Starość nie jest wdzięcznym tematem w sztuce. Ciągnie się za nią cień ułomności, smak zgorzknienia oraz subtelny zapach umierania. Równocześnie jednak starość otwiera na inny rodzaj doświadczeń, otwiera spojrzenie na inną rzeczywistość. Uchyla okno melancholii, uruchamia czułość wobec własnej mitologizowanej historii. Ale ta świadomość schyłku pozwala też postawić wszystko na jedną kartę, nawet jeśli tą kartą okaże się joker. Połączenie sarkazmu Bernharda, narcyzmu Minettiego i brawury Peszka pod dyrygenturą Domalika eksploruje temat samotności i starości artysty w sposób wyrafinowany, ironiczny i nieco sentymentalny, choć to sentymentalizm naprawdę wysokich lotów.
Minetti, w wymiętym kapeluszu i znoszonym czarnym płaszczu, z wystającą z nogawki spodni tasiemką od kalesonów, pojawia się w hotelowym lobby w śnieżną noc sylwestrową, angażując uwagę Portiera, Boya hotelowego oraz gości ‒ Damy (Małgorzata Zajączkowska) i Dziewczyny (Zofia Domalik), a także wzbudzając czułą litość w widzu. Uwaga innych bohaterów jest jednak pozorna, dialogi są raczej mijającymi się monologami (w których zdecydowanie dominuje tytułowy bohater), co jeszcze bardziej podkreśla dojmującą samotność starego aktora. Jednakże monologi Minettiego to w istocie fantastyczna gra gestów i mimiki, od demonicznych uśmiechów i skrzywień twarzy, poprzez dumną postawę godną prestidigitatora, po starczą kruchość i bezradność. Spektrum póz, jakimi dysponuje Jan Peszek, jest naprawdę imponujące.
Kontrapunktem dla monologu Minettiego, miotającego się po scenie i wymachującego parasolem, jakby w obłędnym tańcu ze swoimi demonami, by po chwili melancholijnie zapaść się w siebie, są inne „demony” – wysiadający z windy młodzi ludzie, którzy w hałaśliwym, tanecznym noworocznym korowodzie wędrują przez hotelowy hol, drwiąc przy okazji z naiwnego obłąkanego starca. Ta grupa pojawia się w spektaklu kilkakrotnie, przerywając monologi Minettiego i wyszydzając jego naiwność i głupotę.

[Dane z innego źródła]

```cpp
void DeviceHSS::id_panels(const std::vector<int>& ids, const std::vector<int>& which, const std::vector<double*>& Ws_in,
                          const std::vector<int>& ds_in, const std::vector<const double*>* srcs, int ldsrc) {
  Arena& tmp = *tmp_;
  const size_t cnt = ids.size();
  std::vector<double*> Ws(Ws_in);
  std::vector<int> ds(ds_in);
  if (srcs) {
    std::vector<hssk_colgather_desc> cp;
    bool tall = false;
    for (size_t k = 0; k < cnt; k++) tall = tall || ds[k] > 256;
    if (tall) {
      for (size_t k = 0; k < cnt; k++) {
        const int m = which[k] == 0 ? nodes_[ids[k]].mU : nodes_[ids[k]].mV;
        if (Ws[k] && m) cp.push_back(hssk_colgather_desc{(*srcs)[k], Ws[k], nullptr, ds[k], m, ldsrc, ds[k], 0});
      }
      if (!cp.empty()) ck(hssk_gather_cols(ctx_, cp.data(), (int)cp.size()));
      srcs = nullptr;
    }
  }
  static const bool gram_on = [] { const char* e = std::getenv("STRUMPACK_AMD_ID_GRAM"); return !(e && e[0] == '0'); }();
  std::vector<char> gram(cnt, 0);
  std::vector<double*> gramR(cnt, nullptr);
  std::vector<int> gramLd(cnt, 0);
  std::vector<hssk_pchol_desc> pcd;
  std::vector<size_t> pck;
  const std::vector<hssk_keval_desc>* gen = id_gen_;
  std::vector<char> evaluated(cnt, gen ? 0 : 1);
  auto evaluate = [&](const std::vector<size_t>& ks_) {
    std::vector<hssk_keval_desc> ev;
    for (size_t k : ks_)
      if (!evaluated[k] && (*gen)[k].out) { ev.push_back((*gen)[k]); evaluated[k] = 1; }
    if (!ev.empty()) ck(hssk_kernel_eval_vbatched(ctx_, &id_gen_spec_, ev.data(), (int)ev.size()));
  };
  if (gram_on && id_gram_ && !srcs) {
    std::vector<hssk_gram_desc> gd;
    std::vector<hssk_gramgen_desc> gg;
    std::vector<hssk_sum_desc> sd;
    size_t tiles_total = 0;
    for (size_t k = 0; k < cnt; k++) {
      const Node& nd = nodes_[ids[k]];
      const int m = which[k] == 0 ? nd.mU : nd.mV, d = ds[k];
      if (m <= 0 || m > hssk_pchol_id_max_m() || !Ws[k] || d <= std::max(256, 2 * m) || o_.rel_tol / nd.lvl < 1e-6) continue;
      gram[k] = 1;
      tiles_total++;
    }
    for (size_t k = 0; k < cnt; k++) {
      if (!gram[k]) continue;
      const Node& nd = nodes_[ids[k]];
      const int m = which[k] == 0 ? nd.mU : nd.mV, d = ds[k];
      static const int wgs = [] { const char* e = std::getenv("STRUMPACK_AMD_GRAM_WGS"); return e ? std::max(1, std::atoi(e)) : 768; }();
      const int want = (int)std::max<size_t>(1, ((size_t)wgs + tiles_total - 1) / tiles_total);
      const int chunks = std::max(1, std::min(want, (d + 255) / 256)), rows = ((d + chunks - 1) / chunks + 15) & ~15;
      int nch = (d + rows - 1) / rows;
      if (nch > 1 && d - (nch - 1) * rows < 16) nch--;
      double* G = tmp.dbl((size_t)m * m);
      double* P = nch > 1 ? tmp.dbl((size_t)nch * m * m) : G;
      const bool fused = gen && (*gen)[k].out == Ws[k] && hssk_gram_gen_supported(&id_gen_spec_, m);
      for (int c = 0; c < nch; c++) {
        const int r0 = c * rows, kr = c == nch - 1 ? d - r0 : rows;
        if (fused) {
          const hssk_keval_desc& kd = (*gen)[k];
          gg.push_back(hssk_gramgen_desc{kd.ri ? kd.ri + r0 : nullptr, kd.r0 + r0, kd.ci, kd.c0, kr, m, P + (size_t)c * m * m, m});
        } else gd.push_back(hssk_gram_desc{Ws[k] + r0, d, kr, m, P + (size_t)c * m * m, m});
      }
      if (!fused && gen) evaluate({k});
      if (nch > 1) sd.push_back(hssk_sum_desc{P, (long long)m * m, (long long)m * m, nch, G});
      const int cap = std::max(1, std::min(m, hssk_pchol_id_rank_cap(m)));
      gramR[k] = tmp.dbl((size_t)cap * m);
      gramLd[k] = cap;
      pcd.push_back(hssk_pchol_desc{G, m, m, o_.rel_tol / nd.lvl, o_.abs_tol / nd.lvl, o_.max_rank, nullptr, nullptr, gramR[k], cap});
      pck.push_back(k);
      stats_.f_ortho += (double)d * m * (m + 1.0);
    }
    if (!gd.empty()) ck(hssk_gram_vbatched(ctx_, gd.data(), (int)gd.size()));
    if (!gg.empty()) ck(hssk_gram_gen_vbatched(ctx_, &id_gen_spec_, gg.data(), (int)gg.size()));
    if (!sd.empty()) ck(hssk_sum_partials(ctx_, sd.data(), (int)sd.size()));
  }
  {
    std::vector<double*> Wt(Ws);
    for (size_t k = 0; k < cnt; k++) if (gram[k]) Wt[k] = nullptr;
    if (gen) {
      std::vector<size_t> rest;
      for (size_t k = 0; k < cnt; k++) if (!gram[k]) rest.push_back(k);
      evaluate(rest);
    }
    tsqr_reduce(ids, which, Wt, ds);
    for (size_t k = 0; k < cnt; k++) if (!gram[k]) Ws[k] = Wt[k];
  }
  std::vector<hssk_id_desc> idd;
  int id_dmax = 0, id_mmax = 0;
  std::vector<int*> perms(cnt, nullptr);
  size_t perm_total = 0;
  for (size_t k = 0; k < cnt; k++) perm_total += (which[k] == 0 ? nodes_[ids[k]].mU : nodes_[ids[k]].mV);
  int* rank_block = persist_->ints(cnt + std::max<size_t>(perm_total, 1));
  int* perm_block = rank_block + cnt;
  size_t poff = 0;
  for (size_t k = 0; k < cnt; k++) {
    Node& nd = nodes_[ids[k]];
    const int m = which[k] == 0 ? nd.mU : nd.mV;
    perms[k] = perm_block + poff;
    poff += m;
    if (m == 0) continue;
    if (gram[k]) continue;
    double* wk = tmp.dbl(3 * (size_t)m);
    idd.push_back(hssk_id_desc{Ws[k], ds[k], ds[k], m, o_.rel_tol / nd.lvl, o_.abs_tol / nd.lvl, o_.max_rank, perms[k], rank_block + k, wk,
                               srcs ? (*srcs)[k] : nullptr, ldsrc, 1});
    id_dmax = std::max(id_dmax, ds[k]);
    id_mmax = std::max(id_mmax, m);
  }
  if (!idd.empty()) ck(hssk_id_vbatched(ctx_, idd.data(), (int)idd.size()));
  for (size_t q = 0; q < pcd.size(); q++) { pcd[q].perm = perms[pck[q]]; pcd[q].rank = rank_block + pck[q]; }
  if (!pcd.empty()) ck(hssk_pchol_id_vbatched(ctx_, pcd.data(), (int)pcd.size()));
  const int x_solved = hssk_id_solves_inline(id_dmax, id_mmax);
  std::vector<int> hall(cnt + std::max<size_t>(perm_total, 1));
  ck(hssk_memcpy_d2h(ctx_, hall.data(), rank_block, (long long)sizeof(int) * (cnt + perm_total)));
  {
    std::vector<int> rid, rwh, rds;
    std::vector<double*> rW;
    std::vector<size_t> rk_;
    for (size_t k = 0; k < cnt; k++)
      if (gram[k] && hall[k] < 0) { rid.push_back(ids[k]); rwh.push_back(which[k]); rW.push_back(Ws[k]); rds.push_back(ds[k]); rk_.push_back(k); }
    if (!rid.empty()) {
      if (gen) evaluate(rk_);
      tsqr_reduce(rid, rwh, rW, rds);
      std::vector<hssk_id_desc> rdd;
      int dmx = 0, mmx = 0;
      for (size_t q = 0; q < rid.size(); q++) {
        const size_t k = rk_[q];
        const Node& nd = nodes_[ids[k]];
        const int m = which[k] == 0 ? nd.mU : nd.mV;
        double* wk = tmp.dbl(3 * (size_t)m);
        rdd.push_back(hssk_id_desc{rW[q], rds[q], rds[q], m, o_.rel_tol / nd.lvl, o_.abs_tol / nd.lvl, o_.max_rank, perms[k], rank_block + k, wk, nullptr, 0, 0});
        dmx = std::max(dmx, rds[q]); mmx = std::max(mmx, m);
        gram[k] = 2;
        Ws[k] = rW[q]; ds[k] = rds[q];
      }
      ck(hssk_id_vbatched(ctx_, rdd.data(), (int)rdd.size()));
      ck(hssk_memcpy_d2h(ctx_, hall.data(), rank_block, (long long)sizeof(int) * (cnt + perm_total)));
    }
  }
  if (hssk_sweep_status(ctx_)) throw std::runtime_error(std::string("compress: interpolative decomposition: ") + hssk_last_error());
  const int* hranks = hall.data();
  const int* hperm = hall.data() + cnt;
  std::vector<hssk_xsolve_desc> xc;
  std::vector<size_t> idx_off(cnt), perm_off(cnt);
  size_t idx_total = 0;
  poff = 0;
  for (size_t k = 0; k < cnt; k++) {
    Node& nd = nodes_[ids[k]];
    const int w = which[k];
    const int m = w == 0 ? nd.mU : nd.mV;
    const int dtot = gram[k] == 1 ? gramLd[k] : ds[k];
    const int r = m ? hranks[k] : 0;
    perm_off[k] = poff;
    poff += m;
    idx_off[k] = idx_total;
    idx_total += r;
    double* X = persist_->dbl((size_t)std::max(r, 1) * std::max(m - r, 1));
    if (r > 0 && m > r) xc.push_back(hssk_xsolve_desc{gram[k] == 1 ? gramR[k] : Ws[k], dtot, r, m, X, r, gram[k] == 1 ? 0 : (gram[k] == 2 ? 1 : x_solved)});
    if (w == 0) { nd.rU = r; nd.XU = X; nd.permU = perms[k]; nd.Ustate = 2; }
    else { nd.rV = r; nd.XV = X; nd.permV = perms[k]; nd.Vstate = 2; }
    stats_.f_id += 2.0 * (4.0 * m * (double)dtot * r - 2.0 * (m + dtot) * (double)r * r + 4.0 * r * (double)r * r / 3.0 + (double)r * r * (m - r));
  }
  if (!xc.empty()) ck(hssk_id_xsolve_vbatched(ctx_, xc.data(), (int)xc.size()));
  book_.ids = ids; book_.which = which; book_.hall = std::move(hall);
  book_.idx_off = std::move(idx_off); book_.perm_off = std::move(perm_off);
  book_.cnt = cnt; book_.idx_total = idx_total; book_.active = true;
  if (!defer_book_) finish_id_bookkeeping();
}

void DeviceHSS::finish_id_bookkeeping() {
  if (!book_.active) return;
  book_.active = false;
  const std::vector<int>&ids = book_.ids, &which = book_.which;
  const size_t cnt = book_.cnt, idx_total = book_.idx_total;
  const int* hperm = book_.hall.data() + cnt;
  std::vector<int> idx_host(std::max<size_t>(idx_total, 1));
  for (size_t k = 0; k < cnt; k++) {
    Node& nd = nodes_[ids[k]];
    const int w = which[k];
    const int m = w == 0 ? nd.mU : nd.mV;
    const int r = w == 0 ? nd.rU : nd.rV;
    std::vector<int> perm(hperm + book_.perm_off[k], hperm + book_.perm_off[k] + m);
    std::vector<int> I(r);
    if (nd.leaf()) for (int i = 0; i < r; i++) I[i] = nd.lo + perm[i];
    else {
      const std::vector<int>& ia = w == 0 ? nodes_[nd.c0].Ir : nodes_[nd.c0].Ic;
      const std::vector<int>& ib = w == 0 ? nodes_[nd.c1].Ir : nodes_[nd.c1].Ic;
      const int r0 = (int)ia.size();
      for (int i = 0; i < r; i++) I[i] = perm[i] < r0 ? ia[perm[i]] : ib[perm[i] - r0];
    }
    std::copy(I.begin(), I.end(), idx_host.begin() + book_.idx_off[k]);
    if (w == 0) { nd.hpermU = std::move(perm); nd.Ir = std::move(I); }
    else { nd.hpermV = std::move(perm); nd.Ic = std::move(I); }
  }
  int* idx_dev = persist_->ints(std::max<size_t>(idx_total, 1));
  if (idx_total) ck(hssk_upload_async(ctx_, idx_dev, idx_host.data(), (long long)sizeof(int) * idx_total));
  for (size_t k = 0; k < cnt; k++) {
    Node& nd = nodes_[ids[k]];
    (which[k] == 0 ? nd.dIr : nd.dIc) = idx_dev + book_.idx_off[k];
  }
}

void DeviceHSS::ortho_test(const std::vector<int>& ids, const std::vector<int>& which, int d, int dd,
                           std::vector<char>& resolved) {
  const size_t cnt = ids.size();
  resolved.assign(cnt, 0);
  Arena& tmp = *tmp_;
  tmp.rewind();
  std::vector<hssk_transpose_desc> tr;
  std::vector<hssk_colgather_desc> cp;
  std::vector<hssk_qr_desc> qr;
  double* rdiag = tmp.dbl(2 * cnt);
  std::vector<char> untouched(cnt);
  for (size_t k = 0; k < cnt; k++) {
    Node& nd = nodes_[ids[k]];
    const int w = which[k];
    const int m = w == 0 ? nd.mU : nd.mV;
    const double* S = w == 0 ? nd.Srt : nd.Sct;
    double* Q = w == 0 ? nd.Qr : nd.Qc;
    untouched[k] = (w == 0 ? nd.Ustate : nd.Vstate) == 0;
    int c2, n2;
    if (untouched[k]) { c2 = 0; n2 = std::min(d, m); }
    else { c2 = d - dd; n2 = std::min(dd, m - (d - dd)); }
    double* T = tmp.dbl((size_t)m * std::max(n2, 1));
    if (untouched[k]) tr.push_back(hssk_transpose_desc{S, T, n2, m, dcap_, m});
    else cp.push_back(hssk_colgather_desc{Q + (size_t)c2 * m, T, nullptr, m, n2, m, m, 0});
    double* wk = tmp.dbl((size_t)m + n2);
    {
      const double atol = o_.abs_tol / nd.lvl, rtol = o_.rel_tol / nd.lvl;
      const double r0 = w == 0 ? nd.Ur_max : nd.Vr_max;
      hssk_qr_desc q{T, m, m, n2, nullptr, m, 0, rdiag + 2 * k, wk, 0, 0., 0.};
      if (untouched[k]) { q.stop_rel = rtol * (1. - 1e-12); q.stop_abs = atol; }
      else q.stop_abs = std::max(atol, rtol * std::abs(r0) * (1. - 1e-12));
      qr.push_back(q);
    }
    stats_.f_ortho += 4.0 * m * (double)n2 * n2;
  }
  if (!cp.empty()) ck(hssk_gather_cols(ctx_, cp.data(), (int)cp.size()));
  if (!tr.empty()) ck(hssk_transpose(ctx_, tr.data(), (int)tr.size()));
  ck(hssk_qr_vbatched(ctx_, qr.data(), (int)qr.size()));
  std::vector<double> hr(2 * cnt);
  ck(hssk_memcpy_d2h(ctx_, hr.data(), rdiag, (long long)sizeof(double) * 2 * cnt));
  std::vector<size_t> pend;
  for (size_t k = 0; k < cnt; k++) {
    Node& nd = nodes_[ids[k]];
    const int w = which[k];
    double r_max = hr[2 * k], r_min = hr[2 * k + 1];
    double& r_max_0 = w == 0 ? nd.Ur_max : nd.Vr_max;
    if (untouched[k]) r_max_0 = r_max;
    const double atol = o_.abs_tol / nd.lvl, rtol = o_.rel_tol / nd.lvl;
    if (std::abs(r_min) < atol || std::abs(r_min / r_max_0) < rtol) resolved[k] = 1;
    else pend.push_back(k);
  }
  if (pend.empty()) return;
  {
    std::vector<hssk_qr_desc> fq;
    tr.clear();
    for (size_t k : pend) {
      Node& nd = nodes_[ids[k]];
      const int w = which[k];
      const int m = w == 0 ? nd.mU : nd.mV;
      const double* S = w == 0 ? nd.Srt : nd.Sct;
      double*& Q = w == 0 ? nd.Qr : nd.Qc;
      if (!Q) Q = work_->dbl((size_t)m * dcap_);
      const int c2 = untouched[k] ? 0 : d - dd;
      hssk_qr_desc q = qr[k];
      q.Q = Q + (size_t)c2 * m; q.ldq = m; q.nq = q.cols; q.rdiag = nullptr;
      fq.push_back(q);
      tr.push_back(hssk_transpose_desc{S + d, Q + (size_t)d * m, dd, m, dcap_, m});
    }
    ck(hssk_formq_vbatched(ctx_, fq.data(), (int)fq.size()));
    ck(hssk_transpose(ctx_, tr.data(), (int)tr.size()));
  }
  const int pc = std::min(dd, o_.p);
  double* nrm = tmp.dbl(2 * pend.size());
  std::vector<hssk_norm_desc> n0, n1;
  std::vector<hssk_gemm_desc> g1, g2;
  for (size_t i = 0; i < pend.size(); i++) {
    size_t k = pend[i];
    Node& nd = nodes_[ids[k]];
    const int w = which[k];
    const int m = w == 0 ? nd.mU : nd.mV;
    double* Q = w == 0 ? nd.Qr : nd.Qc;
    const int q12 = std::min(d, m);
    double* Q3 = Q + (size_t)d * m;
    double* P = tmp.dbl((size_t)q12 * dd);
    n0.push_back(hssk_norm_desc{Q3, m, pc, m, nrm + 2 * i});
    g1.push_back(hssk_gemm_desc{Q, Q3, P, q12, dd, m, m, m, q12, 1, 0, 1.0, 0.0});
    g2.push_back(hssk_gemm_desc{Q, P, Q3, m, dd, q12, m, q12, m, 0, 0, -1.0, 1.0});
    n1.push_back(hssk_norm_desc{Q3, m, pc, m, nrm + 2 * i + 1});
    stats_.f_ortho += 8.0 * m * (double)q12 * dd;
  }
  ck(hssk_sumsq_vbatched(ctx_, n0.data(), (int)n0.size()));
  for (int it = 0; it < 2; it++) {
    ck(hssk_gemm_vbatched(ctx_, g1.data(), (int)g1.size()));
    ck(hssk_gemm_vbatched(ctx_, g2.data(), (int)g2.size()));
  }
  ck(hssk_sumsq_vbatched(ctx_, n1.data(), (int)n1.size()));
  std::vector<double> hn(2 * pend.size());
  ck(hssk_memcpy_d2h(ctx_, hn.data(), nrm, (long long)sizeof(double) * hn.size()));
  for (size_t i = 0; i < pend.size(); i++) {
    size_t k = pend[i];
    Node& nd = nodes_[ids[k]];
    const double atol = o_.abs_tol / nd.lvl, rtol = o_.rel_tol / nd.lvl;
    double S3 = std::sqrt(hn[2 * i]), Q3 = std::sqrt(hn[2 * i + 1]);
    if (Q3 / std::sqrt(double(dd)) < atol || Q3 / S3 < rtol) resolved[k] = 1;
  }
}

}
}
```

strumpack_amd/csrc/host/hss_sources.cpp:

```cpp
#include "hss_engine_internal.hpp"

namespace strumpack {
namespace HSS {

double DeviceHSS::Source::sketch_flops(const DeviceHSS& H, int dn) const {
  return 2.0 * products(H) * (double)H.n_ * (double)H.n_ * (H.sj_pat_ ? H.sj_nnz_ : dn);
}
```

Kim więc tak naprawdę jest pan Minetti? Ta figura emerytowanego klauna zdaje się archetypowym obrazem człowieka, którego artystyczną ambicję złamała tendencja społeczna do wymierzania samosądów. Jako były dyrektor teatru w Lubece, któremu z bliżej nieokreślonych powodów miasto wytoczyło proces i skazało na artystyczną banicję, Minetti spędza trzydzieści lat w „zapadłej dziurze” u siostry, codziennie powtarzając rolę króla Leara. Narzuca się skojarzenie z Ja, Feuerbach Tankreda Dorsta (sztuka Bernharda została jednak napisana trzynaście lat wcześniej). W obu przypadkach stary i sławny aktor staje w obliczu „autorytetu”, jakim jest (nieobecny) dyrektor teatru, dyktujący warunki. O ile jednak protagonista w Ja, Feuerbach znajduje się w sytuacji dość prawdopodobnej i rzeczywistej, o tyle w Minettim wszystko jest jakby dekoracyjne, sztuczne, a każda z postaci otaczających starego aktora wydaje się odtwarzać pewną rolę. Momentami można odnieść więc wrażenie, że wszystko dzieje się w głowie bohatera, co zresztą potwierdzają ledwie zauważalne niekonsekwencje i nieprawdopodobieństwa fabuły. Gra aktorów opiera się więc nie na autentyczności, ale na świadomym zafałszowywaniu jej – często pojawiający się motyw maski, przebrania wysiadających z windy ludzi, postaci Damy i Dziewczyny, będące jakby elementami snu. Dopełnieniem tej maskarady jest człowiek w czarnym płaszczu i masce psa, przemykający trzykrotnie w ciągu całego spektaklu z tyłu sceny, niczym złowieszczy zwiastun śmierci.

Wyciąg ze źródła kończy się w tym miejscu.